### [Extracted material]

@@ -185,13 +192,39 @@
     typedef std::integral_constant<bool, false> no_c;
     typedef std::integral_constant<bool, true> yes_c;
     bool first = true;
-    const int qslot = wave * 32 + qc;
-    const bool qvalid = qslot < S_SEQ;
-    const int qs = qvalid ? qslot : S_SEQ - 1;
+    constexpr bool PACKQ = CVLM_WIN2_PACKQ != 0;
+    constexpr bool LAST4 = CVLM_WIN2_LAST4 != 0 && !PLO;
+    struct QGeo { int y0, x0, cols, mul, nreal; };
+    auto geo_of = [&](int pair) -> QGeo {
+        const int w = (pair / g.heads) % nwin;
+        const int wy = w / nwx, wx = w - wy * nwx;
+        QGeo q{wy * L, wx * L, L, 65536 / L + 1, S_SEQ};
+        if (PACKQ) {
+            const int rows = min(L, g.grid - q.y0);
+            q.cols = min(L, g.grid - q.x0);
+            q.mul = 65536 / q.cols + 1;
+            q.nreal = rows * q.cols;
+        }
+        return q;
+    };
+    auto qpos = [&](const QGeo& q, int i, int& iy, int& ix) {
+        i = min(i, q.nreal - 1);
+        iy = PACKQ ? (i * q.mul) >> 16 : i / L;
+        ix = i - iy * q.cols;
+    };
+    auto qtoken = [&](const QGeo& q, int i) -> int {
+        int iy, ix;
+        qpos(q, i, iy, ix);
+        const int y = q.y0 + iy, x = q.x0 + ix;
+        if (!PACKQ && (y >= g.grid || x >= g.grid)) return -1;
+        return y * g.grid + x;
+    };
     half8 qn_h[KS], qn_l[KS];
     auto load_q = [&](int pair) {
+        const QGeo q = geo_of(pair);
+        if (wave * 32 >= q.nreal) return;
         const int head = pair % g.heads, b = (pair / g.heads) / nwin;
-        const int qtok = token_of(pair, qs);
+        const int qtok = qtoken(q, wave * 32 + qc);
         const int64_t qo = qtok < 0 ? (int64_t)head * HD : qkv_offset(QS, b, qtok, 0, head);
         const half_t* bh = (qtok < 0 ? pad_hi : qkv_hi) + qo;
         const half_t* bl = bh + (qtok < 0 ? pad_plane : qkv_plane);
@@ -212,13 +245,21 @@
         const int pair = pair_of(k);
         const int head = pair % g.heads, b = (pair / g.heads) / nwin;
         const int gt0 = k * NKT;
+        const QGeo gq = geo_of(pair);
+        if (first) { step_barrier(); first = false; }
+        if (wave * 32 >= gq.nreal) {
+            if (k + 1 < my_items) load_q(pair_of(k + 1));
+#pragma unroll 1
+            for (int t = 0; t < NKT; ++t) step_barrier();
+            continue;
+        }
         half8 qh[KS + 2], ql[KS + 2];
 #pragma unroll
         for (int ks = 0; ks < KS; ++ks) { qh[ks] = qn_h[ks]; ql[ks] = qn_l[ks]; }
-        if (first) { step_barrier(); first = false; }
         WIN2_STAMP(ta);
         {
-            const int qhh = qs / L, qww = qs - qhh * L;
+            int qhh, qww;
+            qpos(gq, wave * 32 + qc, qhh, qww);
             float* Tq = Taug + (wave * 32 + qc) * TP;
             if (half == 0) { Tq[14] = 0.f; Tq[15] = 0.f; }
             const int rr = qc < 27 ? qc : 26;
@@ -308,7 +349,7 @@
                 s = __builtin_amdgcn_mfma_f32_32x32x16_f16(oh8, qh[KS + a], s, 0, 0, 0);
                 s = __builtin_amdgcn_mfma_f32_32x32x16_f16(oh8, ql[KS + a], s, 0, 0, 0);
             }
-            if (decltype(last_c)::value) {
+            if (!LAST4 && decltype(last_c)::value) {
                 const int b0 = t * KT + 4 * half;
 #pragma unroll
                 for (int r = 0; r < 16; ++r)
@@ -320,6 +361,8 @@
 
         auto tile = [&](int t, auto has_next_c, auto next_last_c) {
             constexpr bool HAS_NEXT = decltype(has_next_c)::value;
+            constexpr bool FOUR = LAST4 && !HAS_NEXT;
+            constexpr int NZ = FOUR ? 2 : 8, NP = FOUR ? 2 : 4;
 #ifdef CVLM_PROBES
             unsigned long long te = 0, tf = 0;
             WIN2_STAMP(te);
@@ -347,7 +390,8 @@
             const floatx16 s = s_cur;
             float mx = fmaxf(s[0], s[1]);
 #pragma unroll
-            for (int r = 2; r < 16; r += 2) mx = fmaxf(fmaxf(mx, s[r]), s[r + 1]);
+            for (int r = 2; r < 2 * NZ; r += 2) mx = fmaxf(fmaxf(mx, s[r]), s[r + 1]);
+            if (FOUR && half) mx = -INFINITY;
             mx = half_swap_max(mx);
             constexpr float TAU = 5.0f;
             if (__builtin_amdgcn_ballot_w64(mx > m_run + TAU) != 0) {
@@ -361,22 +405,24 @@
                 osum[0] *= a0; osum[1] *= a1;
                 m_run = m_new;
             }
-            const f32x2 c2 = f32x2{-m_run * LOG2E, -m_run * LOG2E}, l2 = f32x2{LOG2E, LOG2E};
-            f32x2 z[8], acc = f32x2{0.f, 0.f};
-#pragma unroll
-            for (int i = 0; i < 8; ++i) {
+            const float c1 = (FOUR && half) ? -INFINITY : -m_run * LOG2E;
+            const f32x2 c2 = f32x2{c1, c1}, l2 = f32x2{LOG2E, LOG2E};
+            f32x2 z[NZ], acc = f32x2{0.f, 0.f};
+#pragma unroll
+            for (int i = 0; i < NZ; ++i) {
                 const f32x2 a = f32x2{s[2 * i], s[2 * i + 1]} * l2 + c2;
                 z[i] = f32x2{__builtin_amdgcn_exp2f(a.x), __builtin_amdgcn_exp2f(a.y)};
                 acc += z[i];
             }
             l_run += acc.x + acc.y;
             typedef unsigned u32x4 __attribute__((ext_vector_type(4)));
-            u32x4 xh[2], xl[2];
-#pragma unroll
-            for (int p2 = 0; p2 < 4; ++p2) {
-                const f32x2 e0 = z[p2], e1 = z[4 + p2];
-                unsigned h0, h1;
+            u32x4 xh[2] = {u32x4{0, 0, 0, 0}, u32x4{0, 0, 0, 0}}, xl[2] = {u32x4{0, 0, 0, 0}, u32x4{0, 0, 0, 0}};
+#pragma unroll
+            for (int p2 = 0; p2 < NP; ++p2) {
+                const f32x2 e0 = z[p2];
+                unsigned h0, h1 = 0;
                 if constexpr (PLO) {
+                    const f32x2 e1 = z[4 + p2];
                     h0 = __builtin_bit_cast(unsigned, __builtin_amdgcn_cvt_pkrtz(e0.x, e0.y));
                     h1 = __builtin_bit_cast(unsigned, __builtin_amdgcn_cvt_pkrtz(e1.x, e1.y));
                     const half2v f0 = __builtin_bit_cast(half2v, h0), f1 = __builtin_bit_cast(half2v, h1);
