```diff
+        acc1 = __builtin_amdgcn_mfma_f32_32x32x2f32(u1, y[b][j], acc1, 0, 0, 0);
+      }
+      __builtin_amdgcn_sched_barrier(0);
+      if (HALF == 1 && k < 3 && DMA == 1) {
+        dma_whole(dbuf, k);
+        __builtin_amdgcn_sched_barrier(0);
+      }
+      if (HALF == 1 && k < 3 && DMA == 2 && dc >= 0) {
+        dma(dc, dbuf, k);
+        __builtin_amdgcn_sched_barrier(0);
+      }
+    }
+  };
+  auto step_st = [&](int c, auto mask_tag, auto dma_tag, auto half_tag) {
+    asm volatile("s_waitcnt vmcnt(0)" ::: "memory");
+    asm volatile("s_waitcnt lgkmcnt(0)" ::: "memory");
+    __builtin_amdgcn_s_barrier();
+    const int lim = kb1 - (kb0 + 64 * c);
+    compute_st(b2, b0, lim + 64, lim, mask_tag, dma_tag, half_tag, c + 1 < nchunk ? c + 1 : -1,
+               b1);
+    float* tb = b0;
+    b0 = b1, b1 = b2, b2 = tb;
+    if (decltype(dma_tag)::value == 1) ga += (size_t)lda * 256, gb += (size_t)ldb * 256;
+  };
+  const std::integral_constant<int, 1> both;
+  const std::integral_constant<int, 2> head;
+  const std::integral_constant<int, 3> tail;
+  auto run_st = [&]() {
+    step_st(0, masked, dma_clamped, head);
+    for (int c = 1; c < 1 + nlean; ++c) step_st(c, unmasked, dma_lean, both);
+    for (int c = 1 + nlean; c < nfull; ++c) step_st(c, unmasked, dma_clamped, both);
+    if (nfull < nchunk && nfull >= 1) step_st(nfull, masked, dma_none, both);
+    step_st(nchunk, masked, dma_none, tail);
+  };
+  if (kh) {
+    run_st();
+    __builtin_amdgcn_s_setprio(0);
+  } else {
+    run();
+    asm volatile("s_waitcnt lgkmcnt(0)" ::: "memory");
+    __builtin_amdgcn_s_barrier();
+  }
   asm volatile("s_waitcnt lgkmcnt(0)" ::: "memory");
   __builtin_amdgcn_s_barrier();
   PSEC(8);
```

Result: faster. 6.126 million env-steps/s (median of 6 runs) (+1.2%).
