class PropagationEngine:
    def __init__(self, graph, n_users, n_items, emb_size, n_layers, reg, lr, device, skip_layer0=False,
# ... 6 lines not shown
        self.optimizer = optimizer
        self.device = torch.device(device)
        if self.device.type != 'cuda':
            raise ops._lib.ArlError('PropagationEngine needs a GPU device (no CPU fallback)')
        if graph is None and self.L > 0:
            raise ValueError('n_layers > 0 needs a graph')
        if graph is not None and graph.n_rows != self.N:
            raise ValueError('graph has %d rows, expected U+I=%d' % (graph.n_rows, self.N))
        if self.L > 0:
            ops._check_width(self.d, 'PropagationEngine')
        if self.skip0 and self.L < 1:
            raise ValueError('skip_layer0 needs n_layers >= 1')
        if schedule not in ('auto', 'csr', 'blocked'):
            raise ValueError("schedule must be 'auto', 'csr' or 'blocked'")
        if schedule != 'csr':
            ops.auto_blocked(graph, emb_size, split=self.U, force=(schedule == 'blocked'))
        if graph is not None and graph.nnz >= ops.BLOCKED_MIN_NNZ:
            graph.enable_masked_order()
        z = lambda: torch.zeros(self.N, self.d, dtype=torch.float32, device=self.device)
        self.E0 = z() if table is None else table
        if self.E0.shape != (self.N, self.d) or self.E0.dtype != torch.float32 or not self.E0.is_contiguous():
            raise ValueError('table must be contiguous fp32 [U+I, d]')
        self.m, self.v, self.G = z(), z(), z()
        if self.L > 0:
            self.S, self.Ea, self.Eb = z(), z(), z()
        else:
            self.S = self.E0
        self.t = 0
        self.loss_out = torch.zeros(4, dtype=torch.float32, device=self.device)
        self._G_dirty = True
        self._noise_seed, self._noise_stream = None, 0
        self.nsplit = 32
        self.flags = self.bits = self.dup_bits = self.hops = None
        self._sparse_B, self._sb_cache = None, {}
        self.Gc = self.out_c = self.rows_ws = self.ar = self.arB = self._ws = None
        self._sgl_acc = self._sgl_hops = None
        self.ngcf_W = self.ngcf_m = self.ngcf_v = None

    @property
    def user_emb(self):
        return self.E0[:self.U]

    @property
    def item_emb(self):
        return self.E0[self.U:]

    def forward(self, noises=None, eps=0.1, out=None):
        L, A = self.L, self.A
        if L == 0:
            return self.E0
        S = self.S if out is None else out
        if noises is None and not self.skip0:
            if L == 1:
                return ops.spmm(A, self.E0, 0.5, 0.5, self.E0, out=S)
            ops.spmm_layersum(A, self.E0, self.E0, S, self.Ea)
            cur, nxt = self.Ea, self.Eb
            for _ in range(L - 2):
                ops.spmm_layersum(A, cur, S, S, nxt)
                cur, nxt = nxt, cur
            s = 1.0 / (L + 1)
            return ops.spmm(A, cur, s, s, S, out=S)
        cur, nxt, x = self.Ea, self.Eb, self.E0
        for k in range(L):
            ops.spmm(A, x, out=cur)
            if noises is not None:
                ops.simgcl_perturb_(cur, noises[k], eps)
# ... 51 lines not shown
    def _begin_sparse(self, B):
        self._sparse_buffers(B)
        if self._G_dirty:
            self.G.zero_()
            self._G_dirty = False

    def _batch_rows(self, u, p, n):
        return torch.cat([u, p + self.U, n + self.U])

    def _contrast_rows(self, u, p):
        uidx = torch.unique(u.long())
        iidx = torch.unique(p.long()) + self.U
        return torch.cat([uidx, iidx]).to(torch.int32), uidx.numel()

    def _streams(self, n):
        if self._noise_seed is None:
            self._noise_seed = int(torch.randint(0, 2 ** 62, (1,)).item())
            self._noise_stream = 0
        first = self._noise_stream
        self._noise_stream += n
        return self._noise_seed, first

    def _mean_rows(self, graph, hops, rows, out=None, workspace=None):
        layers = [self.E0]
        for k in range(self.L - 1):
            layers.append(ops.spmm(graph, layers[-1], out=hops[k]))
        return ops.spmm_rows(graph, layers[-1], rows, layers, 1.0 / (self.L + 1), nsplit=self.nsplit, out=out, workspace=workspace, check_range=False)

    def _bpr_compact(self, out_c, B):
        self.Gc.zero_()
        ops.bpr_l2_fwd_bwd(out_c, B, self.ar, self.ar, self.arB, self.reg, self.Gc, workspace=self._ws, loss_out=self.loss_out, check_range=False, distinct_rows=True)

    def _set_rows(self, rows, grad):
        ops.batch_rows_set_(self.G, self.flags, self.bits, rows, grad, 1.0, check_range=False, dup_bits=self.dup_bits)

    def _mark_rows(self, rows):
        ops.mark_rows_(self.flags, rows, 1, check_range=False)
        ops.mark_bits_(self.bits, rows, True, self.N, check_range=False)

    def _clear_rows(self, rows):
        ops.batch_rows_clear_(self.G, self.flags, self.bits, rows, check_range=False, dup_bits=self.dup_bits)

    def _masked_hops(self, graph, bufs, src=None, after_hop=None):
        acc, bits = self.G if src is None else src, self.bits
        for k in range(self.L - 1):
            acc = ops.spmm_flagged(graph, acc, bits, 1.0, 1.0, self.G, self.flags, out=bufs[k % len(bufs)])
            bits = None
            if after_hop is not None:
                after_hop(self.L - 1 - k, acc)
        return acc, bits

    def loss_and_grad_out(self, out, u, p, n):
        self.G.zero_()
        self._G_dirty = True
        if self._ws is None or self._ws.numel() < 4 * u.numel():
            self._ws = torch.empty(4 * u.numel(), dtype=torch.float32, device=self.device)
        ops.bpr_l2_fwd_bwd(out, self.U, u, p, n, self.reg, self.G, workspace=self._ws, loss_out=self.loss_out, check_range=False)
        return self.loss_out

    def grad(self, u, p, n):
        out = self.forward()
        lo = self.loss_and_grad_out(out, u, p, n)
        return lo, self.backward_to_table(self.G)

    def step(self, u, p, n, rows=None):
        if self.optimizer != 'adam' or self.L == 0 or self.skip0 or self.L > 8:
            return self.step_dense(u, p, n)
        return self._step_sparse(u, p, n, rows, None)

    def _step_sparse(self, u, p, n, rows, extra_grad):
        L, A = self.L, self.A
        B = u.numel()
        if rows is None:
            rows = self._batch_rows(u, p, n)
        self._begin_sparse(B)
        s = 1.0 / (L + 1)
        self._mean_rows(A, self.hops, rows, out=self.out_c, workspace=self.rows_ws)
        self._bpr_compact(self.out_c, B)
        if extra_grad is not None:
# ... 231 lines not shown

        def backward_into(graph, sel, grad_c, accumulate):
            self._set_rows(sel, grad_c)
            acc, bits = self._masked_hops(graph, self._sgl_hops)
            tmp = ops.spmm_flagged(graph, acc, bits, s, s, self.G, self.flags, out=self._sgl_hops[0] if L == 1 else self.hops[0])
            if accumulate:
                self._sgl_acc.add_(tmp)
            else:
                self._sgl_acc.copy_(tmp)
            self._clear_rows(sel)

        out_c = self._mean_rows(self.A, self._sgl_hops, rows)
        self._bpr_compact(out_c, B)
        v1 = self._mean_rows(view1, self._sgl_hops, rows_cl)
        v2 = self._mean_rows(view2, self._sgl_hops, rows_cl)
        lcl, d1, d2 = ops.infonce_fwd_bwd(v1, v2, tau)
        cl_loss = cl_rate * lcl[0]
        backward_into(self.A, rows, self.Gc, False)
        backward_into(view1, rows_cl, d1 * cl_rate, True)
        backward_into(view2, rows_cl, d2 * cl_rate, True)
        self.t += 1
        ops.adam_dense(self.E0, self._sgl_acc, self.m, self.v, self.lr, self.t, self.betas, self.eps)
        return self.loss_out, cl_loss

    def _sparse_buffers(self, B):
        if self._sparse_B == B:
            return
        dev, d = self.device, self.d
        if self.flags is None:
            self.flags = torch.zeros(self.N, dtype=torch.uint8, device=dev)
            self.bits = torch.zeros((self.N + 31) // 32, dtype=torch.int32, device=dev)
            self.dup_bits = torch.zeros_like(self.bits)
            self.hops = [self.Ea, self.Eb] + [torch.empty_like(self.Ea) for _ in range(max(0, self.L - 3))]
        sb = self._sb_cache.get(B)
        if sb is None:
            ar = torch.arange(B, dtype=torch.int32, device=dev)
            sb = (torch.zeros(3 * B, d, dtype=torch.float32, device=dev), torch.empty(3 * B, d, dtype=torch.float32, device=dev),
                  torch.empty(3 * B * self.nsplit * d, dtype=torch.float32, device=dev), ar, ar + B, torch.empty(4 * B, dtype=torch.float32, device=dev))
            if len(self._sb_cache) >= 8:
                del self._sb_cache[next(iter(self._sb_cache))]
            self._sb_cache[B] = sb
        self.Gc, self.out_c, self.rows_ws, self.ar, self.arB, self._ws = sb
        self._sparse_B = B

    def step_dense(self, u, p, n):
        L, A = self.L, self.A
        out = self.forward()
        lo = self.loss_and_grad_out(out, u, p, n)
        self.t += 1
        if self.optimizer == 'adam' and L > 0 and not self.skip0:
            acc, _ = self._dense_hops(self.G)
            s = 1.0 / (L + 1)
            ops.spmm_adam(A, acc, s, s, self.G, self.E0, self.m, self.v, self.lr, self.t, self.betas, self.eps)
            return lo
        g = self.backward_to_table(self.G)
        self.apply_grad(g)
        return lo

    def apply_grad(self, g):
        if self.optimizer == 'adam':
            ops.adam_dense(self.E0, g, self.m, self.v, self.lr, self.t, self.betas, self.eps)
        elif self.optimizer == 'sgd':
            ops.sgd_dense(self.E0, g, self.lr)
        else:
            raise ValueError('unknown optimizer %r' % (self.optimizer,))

### [Task brief]
Among the lines of the data, find every one that holds "grid" and copy it.

### [Exercise result]
+            const int rows = min(L, g.grid - q.y0);
+            q.cols = min(L, g.grid - q.x0);
+        if (!PACKQ && (y >= g.grid || x >= g.grid)) return -1;
+        return y * g.grid + x;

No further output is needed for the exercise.